Assignment
As the answer, set down the lines below from the one containing "reduce_call red[2];" through the one containing "int nsplit = nsplit_req;", exactly and inclusively, and no others.
***** Data for this exercise
struct tsgemm_knobs {
  int waves = 8;
  int rem4 = 1;
  int probe = 0;
  int tn_mt = 0;
  int tn_hybrid = 1;
  int ss = 1;
  int ss_percu = 2;
  int ss_blocked = 1;
  int nn_waves = 0;
  int nn_tt = 0;
  int nn_hybrid = 1;
  int nn_res = 1;
  int nn_res_tt = 0;
  int nn_upper = 1;
  int nn_halve_last = 0;
  int env_halve_last = -1;
  bool env_upper_off = false;
};
inline tsgemm_knobs& tsgemm_knobs_ref() {
  static tsgemm_knobs kn = [] {
    tsgemm_knobs k;
    const char* w = getenv("HFMI_GEMM_WAVES");
    k.waves = (w && atoi(w) == 4) ? 4 : (w && atoi(w) == 44) ? 44 : 8;
    const char* h = getenv("HFMI_NN_HALVE_LAST");
    k.env_halve_last = h ? atoi(h) : -1;
    const char* u = getenv("HFMI_NN_UPPER");
    k.env_upper_off = u && atoi(u) == 0;
    return k;
  }();
  return kn;
}
inline bool tsgemm_knob_set(const char* key, int v) {
  tsgemm_knobs& kn = tsgemm_knobs_ref();
  auto put = [&](const char* name, int& field, bool ok) {
    if (strcmp(key, name) != 0 || !ok) return false;
    field = v;
    return true;
  };
  const bool flag = v == 0 || v == 1;
  return put("waves", kn.waves, v == 4 || v == 8 || v == 44) || put("rem4", kn.rem4, flag) || put("probe", kn.probe, true) ||
         put("tn_mt", kn.tn_mt, v >= 0 && v <= 8) || put("tn_hybrid", kn.tn_hybrid, flag) || put("ss", kn.ss, flag) ||
         put("ss_percu", kn.ss_percu, v >= 1 && v <= 4) || put("ss_blocked", kn.ss_blocked, v >= 0 && v <= 2) ||
         put("nn_waves", kn.nn_waves, v == 0 || v == 4 || v == 8) || put("nn_tt", kn.nn_tt, v >= 0 && v <= 3) ||
         put("nn_hybrid", kn.nn_hybrid, flag) || put("nn_res", kn.nn_res, flag) || put("nn_res_tt", kn.nn_res_tt, v >= 0 && v <= 2) ||
         put("nn_upper", kn.nn_upper, flag) || put("nn_halve_last", kn.nn_halve_last, flag);
}

#define HFMI_TN_MT_MAX_W4 0, 8, 8, 8, 8, 6, 5, 4, 4, 3, 3, 2, 2, 2, 2, 2, 2
#define HFMI_TN_MT_MAX_W8 0, 5, 5, 5, 4, 3, 3, 2, 2, 2, 1, 1, 1, 1, 1, 1, 1
#define HFMI_TN_MT_CASES(X) X(1) X(2) X(3) X(4) X(5) X(6) X(8)
#define HFMI_TN_NT_CASES(X) X(1) X(2) X(3) X(4) X(5) X(6) X(7) X(8) X(9) X(10) X(11) X(12) X(13) X(14) X(15) X(16)
constexpr int tn_mt_limit(int waves) { return waves == 8 ? 20 : 32; }
#define HFMI_NN_CASES(X)                                                                                                  \
  X(1, 8, 8) X(2, 8, 8) X(3, 8, 5) X(4, 8, 4) X(5, 6, 3) X(6, 5, 2) X(7, 4, 2) X(8, 4, 2) X(9, 3, 2) X(10, 3, 1) X(11, 2, 1) \
  X(12, 2, 1) X(13, 2, 1) X(14, 2, 1) X(15, 2, 1) X(16, 2, 1)
#define HFMI_NN_RES_CASES(X) X(1, 4) X(2, 4) X(3, 4) X(4, 4) X(5, 3) X(6, 2) X(7, 2) X(8, 2) X(9, 2) X(10, 1)
constexpr int nn_tt_lower(int tt, int by) { return tt > by ? tt - by : 1; }
constexpr int64_t NN_RES_MIN_N = 4096;
constexpr size_t NN_RES_LDS_BYTES = 160 * 1024;
#define HFMI_SS_CASES(X)                                                                                                   \
  X(1, 1) X(1, 2) X(1, 3) X(1, 4) X(1, 5) X(2, 2) X(2, 3) X(2, 4) X(2, 5) X(2, 6) X(3, 5) X(3, 6) X(4, 5) X(4, 6) X(4, 7) X(5, 6) \
  X(5, 7) X(6, 7) X(7, 7) X(7, 8) X(8, 8) X(9, 9) X(10, 9) X(11, 9)                                                        \
  X(3, 3) X(4, 4) X(5, 4) X(6, 5) X(7, 5)
#define HFMI_SSB_CASES(X)                                                                                                  \
  X(2, 5) X(3, 5) X(4, 5) X(5, 5) X(2, 6) X(3, 6) X(4, 6) X(5, 6) X(6, 6) X(2, 9) X(3, 9) X(4, 9) X(5, 9) X(6, 9) X(7, 9) X(8, 9) \
  X(9, 9)

constexpr int TN_BK = 32;
constexpr int NN_KC = 32;
constexpr int SS_BK = 32;

inline int tn_mt_max(int nt, int waves) {
  static const int t4[17] = {HFMI_TN_MT_MAX_W4}, t8[17] = {HFMI_TN_MT_MAX_W8};
  return waves == 4 ? t4[nt] : t8[nt];
}
inline bool tn_has_instance(int mt, int nt, int waves) {
  if (nt < 1 || nt > 16 || mt * nt > tn_mt_limit(waves)) return false;
#define X(M) if (mt == M) return true;
  HFMI_TN_MT_CASES(X)
#undef X
  return false;
}
inline bool nn_case(int nt, int* tt4, int* tt8) {
#define X(NTV, TT4, TT8) if (nt == NTV) { *tt4 = TT4; *tt8 = TT8; return true; }
  HFMI_NN_CASES(X)
#undef X
  return false;
}
inline int nn_res_case(int nt) {
#define X(NTV, TTV) if (nt == NTV) return TTV;
  HFMI_NN_RES_CASES(X)
#undef X
  return 0;
}
inline bool ss_has_instance(int tpw, int nq) {
#define X(T, Q) if (tpw == T && nq == Q) return true;
  HFMI_SS_CASES(X)
#undef X
  return false;
}
inline bool ssb_has_instance(int rt, int ct) {
#define X(R, Cc) if (rt == R && ct == Cc) return true;
  HFMI_SSB_CASES(X)
#undef X
  return false;
}
constexpr int ss_pf(int tpw, int nq) { return (tpw <= 4 && nq <= 6) ? 2 : 1; }

inline int64_t plan_round_up(int64_t x, int64_t m) { return (x + m - 1) / m * m; }
inline int plan_cus(int num_cus) { return num_cus > 0 ? num_cus : 256; }
inline int plan_r4(int cols, int nt, int rem4) {
  const int rem = cols - (nt - 1) * 16;
  return (rem4 && rem <= 12) ? (rem + 3) / 4 : 0;
}
inline void plan_words(int* w, int kind, std::initializer_list<int> fields) {
  int i = 0;
  w[i++] = kind;
  for (int v : fields)
    if (i < HFMI_PLAN_WORDS) w[i++] = v;
  while (i < HFMI_PLAN_WORDS) w[i++] = 0;
}

struct reduce_call {
  int nsplit;
  int64_t pstride;
  int inner_ld;
  bool tr;
  int m, k;
  int64_t part_off, c_off;
};
struct reduce_plan {
  int route, ry;
  int nsplit, tr, m, k;
  unsigned gx, gy;
  int64_t rowlen, kpad, crow;
  int nrows, kreal;
};
inline reduce_plan reduce_plan_make(const reduce_call& c, int64_t rs, int64_t cs, bool ptrs_aligned) {
  reduce_plan p = {};
  const int m = c.m, k = c.k, inner_ld = c.inner_ld;
  const bool tr = c.tr;
  p.nsplit = c.nsplit;
  p.m = m;
  p.k = k;
  const int fastn = tr ? m : k, slown = tr ? k : m;
  const int64_t cfast = tr ? rs : cs, crow = tr ? cs : rs;
  const bool aligned = ptrs_aligned && c.pstride % 2 == 0 && inner_ld % 2 == 0 && crow % 2 == 0;
  if (cfast == 1 && aligned && (int64_t)fastn * slown >= 65536) {
    const bool long_row = !tr && rs == inner_ld;
    if (long_row) {
      p.rowlen = (int64_t)m * inner_ld;
      p.nrows = 1;
      p.kpad = inner_ld;
      p.kreal = k;
    } else {
      p.rowlen = fastn & ~1;
      p.nrows = slown;
    }
    if (p.rowlen == fastn || long_row) {
      p.route = long_row ? HFMI_REDUCE_VEC_LONG : HFMI_REDUCE_VEC_ROWS;
      p.tr = tr ? 1 : 0;
      p.crow = crow;
      p.gx = (unsigned)((p.rowlen / 2 + 255) / 256);
      p.gy = (unsigned)(p.nrows < 32768 ? p.nrows : 32768);
      return p;
    }
  }
  p.ry = c.nsplit <= 32 ? 4 : 16;
  if (!tr && cs == 1 && rs == inner_ld && (int64_t)m * inner_ld >= 65536) {
    p.route = HFMI_REDUCE_FLAT;
    p.rowlen = (int64_t)m * inner_ld;
    p.gx = (unsigned)((p.rowlen + 63) / 64);
    p.gy = 1;
    return p;
  }
  p.route = HFMI_REDUCE_PARTIALS;
  p.tr = tr ? 1 : 0;
  p.gx = (unsigned)((fastn + 63) / 64);
  p.gy = (unsigned)(slown < 32768 ? slown : 32768);
  return p;
}
inline void reduce_plan_words(const reduce_plan& p, int* w) {
  plan_words(w, HFMI_PLAN_REDUCE, {p.route, p.ry, p.nsplit, p.tr, p.m, p.k});
}

struct tn_plan {
  bool has_instance;
  int mt, nt, waves, tr, r4;
  int kpad;
  int64_t Npad;
  size_t shmem;
  int nrb, nsplit, mpad;
  int64_t chunk;
  bool direct;
  int tail_nrb, tail_nsplit, tail_mpad;
  int64_t tail_chunk, tail_off;
  int grid;
  size_t ws_bytes;
  int nred;
  reduce_call red[2];
};
inline tn_plan tn_plan_make(int m, int k, int64_t N, double scale, double beta, int64_t rs, int64_t cs, bool aliased, int nsplit_req,
                            const tsgemm_knobs& kn, int num_cus) {
  tn_plan p = {};
  const int nt = (k + 15) / 16;
  const int kpad = nt * 16;
  const int64_t Npad = plan_round_up(N, TN_BK);
  const bool tr = (rs == 1 && cs != 1);
  const int wcfg = (nt > 11) ? 4 : kn.waves;
  const bool small4 = wcfg == 44;
  const int waves = small4 ? 4 : wcfg;
  const int row_tiles = (m + 15) / 16;
  int mt = nt <= 16 ? tn_mt_max(nt, small4 ? 8 : waves) : 1;
  const int need = (row_tiles + waves - 1) / waves;
  if (need < mt) mt = need;
  if (kn.tn_mt > 0 && kn.tn_mt < mt) mt = kn.tn_mt;
  if (mt == 7) mt = 6;
  if (mt < 1) mt = 1;
  const int rows_per_block = 16 * waves * mt;
  const int nrb = (m + rows_per_block - 1) / rows_per_block;
  const int mpad = nrb * rows_per_block;
  const int cus = plan_cus(num_cus) * (small4 ? 2 : 1);
  const int64_t stages = Npad / TN_BK;
  int nsplit = nsplit_req;
  if (nsplit <= 0) {
    int best = 1;
    double best_cost = 1e300;
    for (int ns = 1; ns <= 128; ++ns) {
      if (ns > 1 && stages / ns < 16) break;
      const int64_t blocks = (int64_t)nrb * ns;
      const int64_t rounds = (blocks + cus - 1) / cus;
      const double eff = (double)blocks / (double)(rounds * cus);
      const double part_ratio = 2.0 * ns * (double)mpad * kpad / ((double)N * (m + k));
      const double cost = 1.0 / eff + part_ratio;
      if (cost < best_cost - 1e-12) {
        best_cost = cost;
        best = ns;
      }
    }
    nsplit = best;
  }
  const bool can_direct = (scale == 1.0 && beta == 0.0 && !aliased);
  int ns_full = 0, nrb_full = 0, ns_tail = 0;
  if (nsplit_req <= 0 && kn.tn_hybrid) {
    const double ideal = (double)nrb / cus;
    const double part_unit = 2.0 * (double)rows_per_block * kpad / ((double)N * (m + k));
    double uniform_cost;
    {
      const int64_t blocks = (int64_t)nrb * nsplit;
      const int64_t rounds = (blocks + cus - 1) / cus;
      uniform_cost = (double)(rounds * cus) / (double)blocks + part_unit * nsplit * nrb;
    }
    double best_cost = uniform_cost;
    static const int cand[] = {1, 2, 3, 4, 6, 8};
    for (int ci = 0; ci < 6; ++ci) {
      const int nsf = cand[ci];
      if (nsf > 1 && stages / nsf < 16) break;
      const int64_t R = ((int64_t)nrb * nsf) / cus;
      if (R < 1 || (R * cus) % nsf != 0) continue;
      const int nf = (int)(R * cus / nsf);
      const int nt_blocks = nrb - nf;
      if (nt_blocks <= 0) continue;
      int nst = cus / nt_blocks;
      if (nst > stages / 16) nst = (int)(stages / 16);
      if (nst > 128) nst = 128;
      if (nst < 1) nst = 1;
      const int64_t tail_rounds = ((int64_t)nt_blocks * nst + cus - 1) / cus;
      const double time = (double)R / nsf + (double)tail_rounds / nst;
      const double parts = part_unit * ((nsf == 1 && can_direct ? 0.0 : (double)nsf * nf) + (double)nst * nt_blocks);
      const double cost = time / ideal + parts;
      if (cost < best_cost - 1e-9) {
        best_cost = cost;
        ns_full = nsf;
        nrb_full = nf;
        ns_tail = nst;
      }
    }
  }
  p.has_instance = tn_has_instance(mt, nt, waves);
  p.mt = mt;
  p.nt = nt;
  p.waves = waves;
  p.tr = tr ? 1 : 0;
  p.r4 = waves == 8 ? plan_r4(k, nt, kn.rem4) : 0;
  p.kpad = kpad;
  p.Npad = Npad;
  p.shmem = (size_t)2 * nt * 16 * (TN_BK + 2) * sizeof(double);
  if (ns_full > 0) {
    const int nrb_t = nrb - nrb_full;
    p.nrb = nrb_full;
    p.mpad = nrb_full * rows_per_block;
    p.chunk = plan_round_up((Npad + ns_full - 1) / ns_full, TN_BK);
    p.nsplit = (int)((Npad + p.chunk - 1) / p.chunk);
    p.tail_nrb = nrb_t;
    p.tail_mpad = nrb_t * rows_per_block;
    p.tail_chunk = plan_round_up((Npad + ns_tail - 1) / ns_tail, TN_BK);
    p.tail_nsplit = (int)((Npad + p.tail_chunk - 1) / p.tail_chunk);
    p.direct = p.nsplit == 1 && can_direct;
    p.tail_off = p.direct ? 0 : (int64_t)p.nsplit * p.mpad * kpad;
    p.ws_bytes = ((size_t)p.tail_off + (size_t)p.tail_nsplit * p.tail_mpad * kpad) * sizeof(double);
    if (!p.direct) p.red[p.nred++] = {p.nsplit, (int64_t)p.mpad * kpad, tr ? p.mpad : kpad, tr, p.mpad, k, 0, 0};
    p.red[p.nred++] = {p.tail_nsplit, (int64_t)p.tail_mpad * kpad, tr ? p.tail_mpad : kpad, tr, m - p.mpad, k, p.tail_off, (int64_t)p.mpad * rs};
  } else {
    p.nrb = nrb;
    p.mpad = mpad;
    p.chunk = plan_round_up((Npad + nsplit - 1) / nsplit, TN_BK);
    if (p.chunk < TN_BK) p.chunk = TN_BK;
    p.nsplit = (int)((Npad + p.chunk - 1) / p.chunk);
    if (p.nsplit < 1) p.nsplit = 1;
    p.direct = p.nsplit == 1 && can_direct;
    p.ws_bytes = (size_t)p.nsplit * mpad * kpad * sizeof(double);
    if (!p.direct) p.red[p.nred++] = {p.nsplit, (int64_t)mpad * kpad, tr ? mpad : kpad, tr, m, k, 0, 0};
  }
  p.grid = p.nrb * p.nsplit + p.tail_nrb * p.tail_nsplit;
  return p;
}
inline void tn_plan_words(const tn_plan& p, int* w) {
  plan_words(w, HFMI_PLAN_TN, {p.mt, p.nt, p.waves, p.tr, p.r4, p.grid, p.nrb, p.nsplit, p.direct ? 1 : 0, p.tail_nrb, p.tail_nsplit});
}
**********
Your response
  reduce_call red[2];
};
inline tn_plan tn_plan_make(int m, int k, int64_t N, double scale, double beta, int64_t rs, int64_t cs, bool aliased, int nsplit_req,
                            const tsgemm_knobs& kn, int num_cus) {
  tn_plan p = {};
  const int nt = (k + 15) / 16;
  const int kpad = nt * 16;
  const int64_t Npad = plan_round_up(N, TN_BK);
  const bool tr = (rs == 1 && cs != 1);
  const int wcfg = (nt > 11) ? 4 : kn.waves;
  const bool small4 = wcfg == 44;
  const int waves = small4 ? 4 : wcfg;
  const int row_tiles = (m + 15) / 16;
  int mt = nt <= 16 ? tn_mt_max(nt, small4 ? 8 : waves) : 1;
  const int need = (row_tiles + waves - 1) / waves;
  if (need < mt) mt = need;
  if (kn.tn_mt > 0 && kn.tn_mt < mt) mt = kn.tn_mt;
  if (mt == 7) mt = 6;
  if (mt < 1) mt = 1;
  const int rows_per_block = 16 * waves * mt;
  const int nrb = (m + rows_per_block - 1) / rows_per_block;
  const int mpad = nrb * rows_per_block;
  const int cus = plan_cus(num_cus) * (small4 ? 2 : 1);
  const int64_t stages = Npad / TN_BK;
  int nsplit = nsplit_req;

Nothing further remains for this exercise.